*Exercise details:*
Among the lines of data below, reproduce only those from the one with "const uint64_t p1 = min(p0 + per, rend);" through the one with "for (; c < c1;", exactly as they stand, both ends included.

*Input:*
constexpr int kExpandThreads = 256;
constexpr uint32_t kExpandJob = 8192;
struct ExpandJobs {
    const uint32_t *rows; const uint64_t *row_off; const uint8_t *hmode; uint8_t mode_a, mode_b;
    __device__ uint64_t operator()(uint64_t h) const {
        const uint8_t m = hmode[h];
        if (m != mode_a && m != mode_b) return 0ull;
        const uint64_t U = row_off[rows[h] + 1] - row_off[rows[h]];
        return (U + kExpandJob - 1) / kExpandJob;
    }
};
template <class T>
__global__ __launch_bounds__(kExpandThreads) void expand_rows_kernel(
    const uint32_t *__restrict__ rows, uint32_t nlong, const uint64_t *__restrict__ jobbase, const uint64_t *__restrict__ row_off, uint64_t base,
    const uint32_t *__restrict__ rowfirst, const uint64_t *__restrict__ ct_off, const uint32_t *__restrict__ ct_bs, const uint32_t *__restrict__ perm,
    const T *__restrict__ a_vals, const uint32_t *__restrict__ b_colidx, const T *__restrict__ b_vals, Part<T> *__restrict__ stage) {
    const uint64_t job = blockIdx.x;
    if (job >= jobbase[nlong]) return;
    const unsigned lane = lane_id(), w = threadIdx.x >> 6;
    const uint32_t h = (uint32_t)(upper_bound_dev(jobbase, 0, (uint64_t)nlong + 1, job) - 1);
    const uint32_t row = rows[h];
    const uint64_t rbeg = row_off[row], rend = row_off[row + 1];
    constexpr uint32_t per = kExpandJob / (kExpandThreads / kWave);
    const uint64_t p0 = rbeg + (job - jobbase[h]) * kExpandJob + (uint64_t)w * per;
    if (p0 >= rend) return;
    const uint64_t p1 = min(p0 + per, rend);
    const uint32_t c0 = rowfirst[row], c1 = rowfirst[row + 1];
    uint32_t c = (uint32_t)(upper_bound_dev(ct_off, (uint64_t)c0, (uint64_t)c1, p0) - 1);
    constexpr uint32_t kUnroll = 4;
    for (; c < c1; c += kWave) {
        const uint32_t cq = c + lane;
        const bool cv = cq < c1;
        const uint64_t o0 = cv ? ct_off[cq] : ~0ull, o1 = cv ? ct_off[cq + 1] : ~0ull;
        if (wave_bcast(o0, 0u) >= p1) break;
        const uint32_t bsv = cv ? ct_bs[cq] : 0u;
        const T av = cv ? (perm ? a_vals[perm[cq]] : a_vals[cq]) : T(0);
        const uint64_t g0 = max(wave_bcast(o0, 0u), p0);
        const uint32_t nval = min((uint32_t)kWave, c1 - c);
        const uint64_t g1 = min(wave_bcast(o1, nval - 1), p1);
        for (uint64_t ib = g0; ib < g1; ib += kUnroll * kWave) {
            uint32_t bc[kUnroll];
            T bv[kUnroll], cav[kUnroll];
#pragma unroll
            for (uint32_t u = 0; u < kUnroll; u++) {
                const uint64_t i = ib + u * kWave + lane;
                uint32_t lo = 0, hi = kWave;
#pragma unroll
                for (int step = 0; step < 6; step++) {
                    const uint32_t mid = (lo + hi) >> 1;
                    const uint64_t sv = (uint64_t)__shfl((long long)o0, (int)mid);
                    if (sv <= i) lo = mid; else hi = mid;
                }
                const uint64_t cst = (uint64_t)__shfl((long long)o0, (int)lo);
                const uint32_t cbs = (uint32_t)__shfl((int)bsv, (int)lo);
                cav[u] = __shfl(av, (int)lo);
                const uint32_t b = i < g1 ? cbs + (uint32_t)(i - cst) : 0u;
                bc[u] = b_colidx[b];
                bv[u] = b_vals[b];
            }
#pragma unroll
            for (uint32_t u = 0; u < kUnroll; u++) {
                const uint64_t i = ib + u * kWave + lane;
                if (i < g1) stream_store_part(&stage[i - base], bc[u], cav[u] * bv[u]);
            }
        }
    }
}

*Answer for this exercise:*
    const uint64_t p1 = min(p0 + per, rend);
    const uint32_t c0 = rowfirst[row], c1 = rowfirst[row + 1];
    uint32_t c = (uint32_t)(upper_bound_dev(ct_off, (uint64_t)c0, (uint64_t)c1, p0) - 1);
    constexpr uint32_t kUnroll = 4;
    for (; c < c1; c += kWave) {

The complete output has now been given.